Iota Draconis system in an artist's concept.
Iota Draconis system in an artist's concept.  


By Richard Stenger
CNN Sci-Tech

(CNN) -- Astronomers announced this week that they spotted the first planet orbiting a giant star, a find that could offer a tantalizing glimpse into the fate of the Earth.

While scientists have identified a host of other planets around other stars, this one is unique in how different its parent star is compared with the sun, astronomers said.

Iota Draconis has burned through its hydrogen fuel and become a red giant, boasting a radius 13 times greater than the sun. The transition is common for many stars as they approach death.

"Until now, it was not known if planets existed around giant stars," said Sabine Frink of the University of California at San Diego, who, with colleagues, presented the findings at a meeting of the American Astronomical Society.

"This provides the first evidence that planets at Earthlike distances can survive the evolution of their host star into a giant," Frink said.

Iota Draconis resides about 100 light-years away in the constellation Drago, just east of the Big Dipper. Its planet completes a highly elliptical orbit about once every 1.5 years and has an estimated mass about nine times that of Jupiter.

The planet was identified using the indirect wobble technique, whereby astronomers measure its gravitational tug on its parent star. Its true mass could be slightly higher, in which case it might be a brown dwarf, a middling object between stars and planets.

The sun will likely become a red giant. And astronomers have long wondered which planets in our solar system will survive the change. If the Earth hangs on, it will not be pretty.

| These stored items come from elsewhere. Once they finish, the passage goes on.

@@ -366,6 +365,30 @@
         if (le < dadb) dW[le] = assign ? t : dW[le] + t;
         else if (db) db[le - dadb] = assign ? t : db[le - dadb] + t;
     }
+}
+
+__global__ void __launch_bounds__(256)
+    wgrad_multi_reduce_kernel(const float *__restrict__ partial, int blocks, int E, WgmProducts pr, int assign) {
+    __shared__ float s[4][64];
+    wgrad_multi_reduce_body(partial, blocks, E, pr, assign, (int)blockIdx.x, s);
+}
+
+struct WgrSet {
+    const float *partial;
+    int blocks, E;
+    WgmProducts pr;
+};
+struct WgrSets {
+    WgrSet s[CGS_WG_REDUCE_MAX_SETS];
+    int first_block[CGS_WG_REDUCE_MAX_SETS + 1];
+    int nsets;
+};
+__global__ void __launch_bounds__(256) wgrad_multi_reduce_sets_kernel(WgrSets t, int assign) {
+    __shared__ float s[4][64];
+    const int bx = (int)blockIdx.x;
+    int k = 0;
+    for (int q = 1; q < CGS_WG_REDUCE_MAX_SETS; ++q) k += (q < t.nsets && bx >= t.first_block[q]) ? 1 : 0;
+    wgrad_multi_reduce_body(t.s[k].partial, t.s[k].blocks, t.s[k].E, t.s[k].pr, assign, bx - t.first_block[k], s);
 }
 
 #ifndef WG_TAIL_MIN_WAVES
@@ -552,9 +575,7 @@
 int cgs_launch_wgrad_reduce_assign(const float *partial, int blocks, const CgsWgProduct *prods, int nprod, hipStream_t s) {
     return wgrad_reduce_launch(partial, blocks, prods, nprod, 1, s);
 }
-static int wgrad_reduce_launch(const float *partial, int blocks, const CgsWgProduct *prods, int nprod, int assign, hipStream_t s) {
-    if (nprod <= 0 || nprod > WGM_MAX_PROD || blocks <= 0) { cgs_set_error("wgrad_reduce: bad args"); return CGS_ERR_ARG; }
-    WgmProducts pr;
+static int wgrad_reduce_table(const CgsWgProduct *prods, int nprod, WgmProducts &pr) {
     int E = 0;
     for (int k = 0; k < nprod; ++k) {
         pr.dW[k] = prods[k].dW; pr.db[k] = prods[k].db; pr.off[k] = E; pr.dadb[k] = prods[k].DA * prods[k].DB;
@@ -563,7 +584,32 @@
     for (int k = nprod; k < WGM_MAX_PROD; ++k) { pr.dW[k] = nullptr; pr.db[k] = nullptr; pr.off[k] = E; pr.dadb[k] = 0; }
     pr.off[WGM_MAX_PROD] = E;
     pr.nprod = nprod;
+    return E;
+}
+static int wgrad_reduce_launch(const float *partial, int blocks, const CgsWgProduct *prods, int nprod, int assign, hipStream_t s) {
+    if (nprod <= 0 || nprod > WGM_MAX_PROD || blocks <= 0) { cgs_set_error("wgrad_reduce: bad args"); return CGS_ERR_ARG; }
+    WgmProducts pr;
+    const int E = wgrad_reduce_table(prods, nprod, pr);
     hipLaunchKernelGGL(wgrad_multi_reduce_kernel, dim3((unsigned)((E + 63) / 64)), dim3(256), 0, s, partial, blocks, E, pr, assign);
     CGS_CHECK_HIP(hipGetLastError());
     return CGS_OK;
 }
+int cgs_launch_wgrad_reduce_assign_sets(const CgsWgReduceSet *sets, int nsets, hipStream_t s) {
+    if (nsets <= 0 || nsets > CGS_WG_REDUCE_MAX_SETS) { cgs_set_error("wgrad_reduce: bad args"); return CGS_ERR_ARG; }
+    if (nsets == 1) return wgrad_reduce_launch(sets[0].partial, sets[0].blocks, sets[0].prods, sets[0].nprod, 1, s);
+    WgrSets t = {};
+    int grid = 0;
+    for (int k = 0; k < nsets; ++k) {
+        if (sets[k].nprod <= 0 || sets[k].nprod > WGM_MAX_PROD || sets[k].blocks <= 0) { cgs_set_error("wgrad_reduce: bad args"); return CGS_ERR_ARG; }
+        t.s[k].partial = sets[k].partial;
+        t.s[k].blocks = sets[k].blocks;
+        t.s[k].E = wgrad_reduce_table(sets[k].prods, sets[k].nprod, t.s[k].pr);
+        t.first_block[k] = grid;
+        grid += (t.s[k].E + 63) / 64;
+    }
+    for (int k = nsets; k <= CGS_WG_REDUCE_MAX_SETS; ++k) t.first_block[k] = grid;
+    t.nsets = nsets;
+    hipLaunchKernelGGL(wgrad_multi_reduce_sets_kernel, dim3((unsigned)grid), dim3(256), 0, s, t, 1);
+    CGS_CHECK_HIP(hipGetLastError());
+    return CGS_OK;
+}
diff --git a/contextgs_amd/csrc/rate_sub.hip b/contextgs_amd/csrc/rate_sub.hip
--- a/contextgs_amd/csrc/rate_sub.hip
+++ b/contextgs_amd/csrc/rate_sub.hip
@@ -47,7 +47,7 @@
     const float *masks;
     const float *x_means;
     int64_t n, m;
-    int use_clamp;
+    int use_clamp, in_dim;
     float *sums;
     const float *g_sums;
     float *side_f, *side_s, *side_o, *side_Q;
@@ -63,15 +63,17 @@
     f32x4 q3, mk4, mk5;
 };
 
+#define RS_LDS_W1 (RS_OP * RS_SA)
+#define RS_LDS_B1 (RS_LDS_W1 + CL_HP * ClShape<71>::SB)
+#define RS_LDS_B2 (RS_LDS_B1 + CL_HP)
+#define RS_LDS_PART (RS_LDS_B2 + RS_OP)
+#define RS_LDS_FLOATS (RS_LDS_PART + 3 * (RS_WAVES_F > RS_WAVES_B ? RS_WAVES_F : RS_WAVES_B))
+
 template <int IN, bool BWD>
-__global__ void __launch_bounds__((BWD ? RS_WAVES_B : RS_WAVES_F) * 64) rs_main_kernel(RsArgs a) {
+__device__ __forceinline__ void rs_main_body(const RsArgs &a, float *lds, int block, int nblocks) {
     constexpr int RS_WAVES = BWD ? RS_WAVES_B : RS_WAVES_F;
     constexpr int NTI = ClShape<IN>::NTI, XP = ClShape<IN>::XP, SB = ClShape<IN>::SB;
-    __shared__ __attribute__((aligned(16))) float W2n[RS_OP * RS_SA];
-    __shared__ __attribute__((aligned(16))) float W1n[CL_HP * SB];
-    __shared__ float b1s[CL_HP];
-    __shared__ float b2p[RS_OP];
-    __shared__ float part[RS_WAVES][3];
+    float *W2n = lds, *W1n = lds + RS_LDS_W1, *b1s = lds + RS_LDS_B1, *b2p = lds + RS_LDS_B2, *part = lds + RS_LDS_PART;
     const int tid = threadIdx.x, nthr = RS_WAVES * 64;
     for (int i = tid; i < (RS_OP * RS_SA + CL_HP * SB) / 4; i += nthr) {
         float *dst = i < RS_OP * RS_SA / 4 ? W2n + 4 * i : W1n + 4 * (i - RS_OP * RS_SA / 4);
@@ -116,7 +118,7 @@
     }
     __syncthreads();
 
-    const int lane = tid & 63, wave = tid >> 6, g = lane >> 4, c = lane & 15;
+    const int lane = tid & 63, wave = __builtin_amdgcn_readfirstlane(tid >> 6), g = lane >> 4, c = lane & 15;
     const int64_t m = a.m, ntiles = (m + 15) / 16;
     const uint64_t nb = (uint64_t)a.n, mb = (uint64_t)m, tb = (uint64_t)ntiles * 64;
     const ClBuf bX = cl_buf(a.X, nb * IN * 4), bLoc = cl_buf(a.loc, mb * 8), bQ = cl_buf(a.Q, nb * 12),
@@ -139,8 +141,8 @@
         op.mk5 = cl_l64(bM, cl_sel(v && has_masks, (uint32_t)s * (RS_K * 4) + (uint32_t)lo5 * 4));
     };
 
-    const int64_t tstride = (int64_t)gridDim.x * RS_WAVES;
-    int64_t tile = (int64_t)blockIdx.x * RS_WAVES + wave;
+    const int64_t tstride = (int64_t)nblocks * RS_WAVES;
+    int64_t tile = (int64_t)block * RS_WAVES + wave;
     float accb[3] = {0.f, 0.f, 0.f};
     RsOps<IN> opn;
     int64_t rn;
@@ -398,15 +400,39 @@
             float v = accb[k];
 #pragma unroll
             for (int o = 32; o >= 1; o >>= 1) v += __shfl_xor(v, o);
-            if (lane == 0) part[wave][k] = v;
+            if (lane == 0) part[3 * wave + k] = v;
         }
         __syncthreads();
         if (tid < 3) {
             float v = 0.f;
-            for (int w = 0; w < RS_WAVES; ++w) v += part[w][tid];
+            for (int w = 0; w < RS_WAVES; ++w) v += part[3 * w + tid];
             atomicAdd(&a.sums[tid], v);
         }
     }
+}
+
+#define RS_MAX_LEVELS 8
+struct RsMulti {
+    RsArgs lv[RS_MAX_LEVELS];
+    int first_block[RS_MAX_LEVELS + 1];
+    int L;
+};
+
+template <class T>
+__device__ __forceinline__ int rs_level_of(const T &t, int bx) {
+    int level = 0;
+#pragma unroll
+    for (int l = 1; l < RS_MAX_LEVELS; ++l) level += (l < t.L && bx >= t.first_block[l]) ? 1 : 0;
+    return level;
+}
+
+template <bool BWD>
+__global__ void __launch_bounds__((BWD ? RS_WAVES_B : RS_WAVES_F) * 64) rs_main_multi_kernel(RsMulti t) {
+    __shared__ __attribute__((aligned(16))) float lds[RS_LDS_FLOATS];
+    const int bx = (int)blockIdx.x, level = rs_level_of(t, bx);
+    const int block = bx - t.first_block[level], nblocks = t.first_block[level + 1] - t.first_block[level];
+    if (t.lv[level].in_dim == 71) rs_main_body<71, BWD>(t.lv[level], lds, block, nblocks);
+    else rs_main_body<15, BWD>(t.lv[level], lds, block, nblocks);
 }
 
 #define RW_WAVES 8
@@ -414,6 +440,7 @@
     const float *dZ2t, *Ht, *dZ1t, *Xt;
     int64_t ntiles, tiles_per_block;
     float *partial;
+    int in_dim;
 };
 
 template <int NA, int NB>
@@ -460,14 +487,14 @@
 }
 
 template <int IN>
-__global__ void __launch_bounds__(RW_WAVES * 64) rs_wgrad_kernel(RwArgs a) {
+__device__ __forceinline__ void rs_wgrad_body(const RwArgs &a, int block) {
     constexpr int NTI = ClShape<IN>::NTI, XP = ClShape<IN>::XP;
     constexpr int E1 = CL_HID * IN + CL_HID, E = E1 + RS_OUT * CL_HID + RS_OUT;
     const int tid = threadIdx.x, lane = tid & 63, wave = tid >> 6, g = lane >> 4, c = lane & 15;
-    const int64_t t0 = (int64_t)blockIdx.x * a.tiles_per_block;
+    const int64_t t0 = (int64_t)block * a.tiles_per_block;
     const int64_t t1 = t0 + a.tiles_per_block < a.ntiles ? t0 + a.tiles_per_block : a.ntiles;
     const uint64_t tb = (uint64_t)a.ntiles * 64;
-    float *img = a.partial + (int64_t)blockIdx.x * E;
+    float *img = a.partial + (int64_t)block * E;
     float *img1 = img, *imgb1 = img + CL_HID * IN, *img2 = img + E1, *imgb2 = img2 + RS_OUT * CL_HID;
     if (wave < 6) {
         f32x4 acc[2][CL_NT1];
@@ -516,6 +543,19 @@
             for (int i = 0; i < 3; ++i) dump(4 + i, acc[i]);
         }
     }
+}
+
+struct RwMulti {
+    RwArgs lv[RS_MAX_LEVELS];
+    int first_block[RS_MAX_LEVELS + 1];
+    int L;
+};
+
+__global__ void __launch_bounds__(RW_WAVES * 64) rs_wgrad_multi_kernel(RwMulti t) {
+    const int bx = (int)blockIdx.x, level = rs_level_of(t, bx);
+    const int block = bx - t.first_block[level];
+    if (t.lv[level].in_dim == 71) rs_wgrad_body<71>(t.lv[level], block);
+    else rs_wgrad_body<15>(t.lv[level], block);
 }
 
 static int rs_cus() {
@@ -531,41 +571,135 @@
 
 static bool rs_fits(int64_t rows, int64_t row_bytes) { return rows >= 0 && (uint64_t)rows * (uint64_t)row_bytes < CL_MAX_BYTES; }
 
-static int rs_check(const char *what, int in_dim, const float *X, int64_t n, const int64_t *loc, int64_t m, const float *W1,
-                    const float *b1, const float *W2, const float *b2, const float *yf, const float *ys, const float *yo,
-                    const float *Q, const float *x_means, int use_clamp) {
-    if (n < 0 || m < 0 || (in_dim != 71 && in_dim != 15)) { cgs_set_error("%s: bad args (in_dim 71 or 15)", what); return CGS_ERR_ARG; }
-    if (m == 0) return CGS_OK;
-    if (!X || !loc || !W1 || !b1 || !W2 || !b2 || !yf || !ys || !yo || !Q || (use_clamp && !x_means)) { cgs_set_error("%s: NULL", what); return CGS_ERR_ARG; }
-    const int64_t ntiles = (m + 15) / 16;
-    if (!rs_fits(n, in_dim * 4) || !rs_fits(n, CL_D * 4) || !rs_fits(m, CL_D * 4) || !rs_fits(ntiles * 16, RS_OP * 4)) {
-        cgs_set_error("%s: an operand exceeds 4 GB (n %lld, m %lld)", what, (long long)n, (long long)m);
+static int rs_check(const char *what, const cgs_rate_sub_level &v) {
+    if (v.n < 0 || v.m < 0 || (v.in_dim != 71 && v.in_dim != 15)) { cgs_set_error("%s: bad args (in_dim 71 or 15)", what); return CGS_ERR_ARG; }
+    if (v.m == 0) return CGS_OK;
+    if (!v.X || !v.loc || !v.W1 || !v.b1 || !v.W2 || !v.b2 || !v.yf || !v.ys || !v.yo || !v.Q || (v.use_clamp && !v.x_means)) {
+        cgs_set_error("%s: NULL", what);
         return CGS_ERR_ARG;
     }
+    const int64_t ntiles = (v.m + 15) / 16;
+    if (!rs_fits(v.n, v.in_dim * 4) || !rs_fits(v.n, CL_D * 4) || !rs_fits(v.m, CL_D * 4) || !rs_fits(ntiles * 16, RS_OP * 4)) {
+        cgs_set_error("%s: an operand exceeds 4 GB (n %lld, m %lld)", what, (long long)v.n, (long long)v.m);
+        return CGS_ERR_ARG;
+    }
     return CGS_OK;
 }
 
-static int64_t rs_grid(int64_t m, int waves) {
-    const int64_t tiles = (m + 15) / 16, want = (tiles + waves - 1) / waves;
-    return want < rs_cus() ? want : rs_cus();
+static int64_t rs_cost(int in_dim) { return 4 * CL_NT1 * ((in_dim + 15) / 16) + 4 * CL_NT1 * RS_NT2; }
+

Our comfortable home will endure about 60 times more radiation, pushing the temperature up at least twice as high as the boiling point of water. The oceans will evaporate and the water vapor will escape the atmosphere because of the sizzling heat, the astronomers said.

"Observing the fate of this companion to a dying star is a reminder of the ultimate fate of our own Earth," said one of the researchers, Debra Fisher of the University of California at Berkeley.

Earth has time to bide before the calamity. Our middle-aged sun will not balloon into its terminal phase for several billion years.